■ **The task**: If a line comes after the one containing "who, n_slots, B);", leave it out; copy every line before it, and that line too, exactly as written, starting from the first line of the entries.

■ **Exercise materials**:
static int sampled_ring_ok(const ofx_session *s, const void *ring, size_t stride, size_t slot_bytes, int n_slots, const char *who)
{
    const int B = stream_batch_of(s);
    OFX_REQUIRE(n_slots >= B, "%s: %d slots, the ring needs at least stream_batch = %d (the pairs one call completes)", who, n_slots, B);
    OFX_REQUIRE(((uintptr_t)ring & 15) == 0, "%s: the ring must be 16-byte aligned", who);
    OFX_REQUIRE(stride % 16 == 0 && stride >= slot_bytes, "%s: slot stride %zu bytes must be a multiple of 16 and at least the slot's %zu bytes", who,
                stride, slot_bytes);
    return OFX_OK;
}

extern "C" int ofx_session_stream_arrows(ofx_session *s, int level, int arrow_res, int32_t *d_ring, size_t slot_stride_bytes, int n_slots)
{
    const char *who = "ofx_session_stream_arrows";
    OFX_REQUIRE(s, "%s: null session", who);
    OFX_TRY(sampled_settable(s, who));
    if (!d_ring) {
        s->arrow_ring = nullptr;
        s->sampled = 0;
        return OFX_OK;
    }
    OFX_REQUIRE(level >= 0 && level < s->p.levels, "%s: level %d out of range (0 .. %d)", who, level, s->p.levels - 1);
    int offset, ny, nx;
    OFX_TRY(ofx_arrow_grid(s->w[level], s->h[level], arrow_res, &offset, &ny, &nx, who));
    OFX_TRY(ofx_check_sample_pyramid(s->w[level], s->h[level], s->p.levels, level, who));
    OFX_TRY(sampled_ring_ok(s, d_ring, slot_stride_bytes, (size_t)ny * (size_t)nx * 16, n_slots, who));
    s->arrow_ring = d_ring;
    s->arrow_stride = slot_stride_bytes;
    s->arrow_slots = n_slots;
    s->arrow_level = level;
    s->arrow_offset = offset, s->arrow_ny = ny, s->arrow_nx = nx;
    s->sampled = 0;
    return OFX_OK;
}

extern "C" int ofx_session_arrows_of(ofx_session *s, int pair, int32_t **d_ptr, int *ny, int *nx)
{
    OFX_REQUIRE(s, "ofx_session_arrows_of: null session");
    if (!s->arrow_ring) {
        ofx_set_error("ofx_session_arrows_of: no ring set (ofx_session_stream_arrows)");
        return OFX_E_STATE;
    }
    OFX_REQUIRE(pair >= 1 && pair <= s->sampled && pair > s->sampled - s->arrow_slots,
                "ofx_session_arrows_of: pair %d is not among the newest %d sampled pairs (newest: %ld)", pair, s->arrow_slots, s->sampled);
    if (d_ptr) *d_ptr = reinterpret_cast<int32_t *>(reinterpret_cast<char *>(s->arrow_ring) + (size_t)((pair - 1) % s->arrow_slots) * s->arrow_stride);
    if (ny) *ny = s->arrow_ny;
    if (nx) *nx = s->arrow_nx;
    return OFX_OK;
}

■ **Answer for the task**:
static int sampled_ring_ok(const ofx_session *s, const void *ring, size_t stride, size_t slot_bytes, int n_slots, const char *who)
{
    const int B = stream_batch_of(s);
    OFX_REQUIRE(n_slots >= B, "%s: %d slots, the ring needs at least stream_batch = %d (the pairs one call completes)", who, n_slots, B);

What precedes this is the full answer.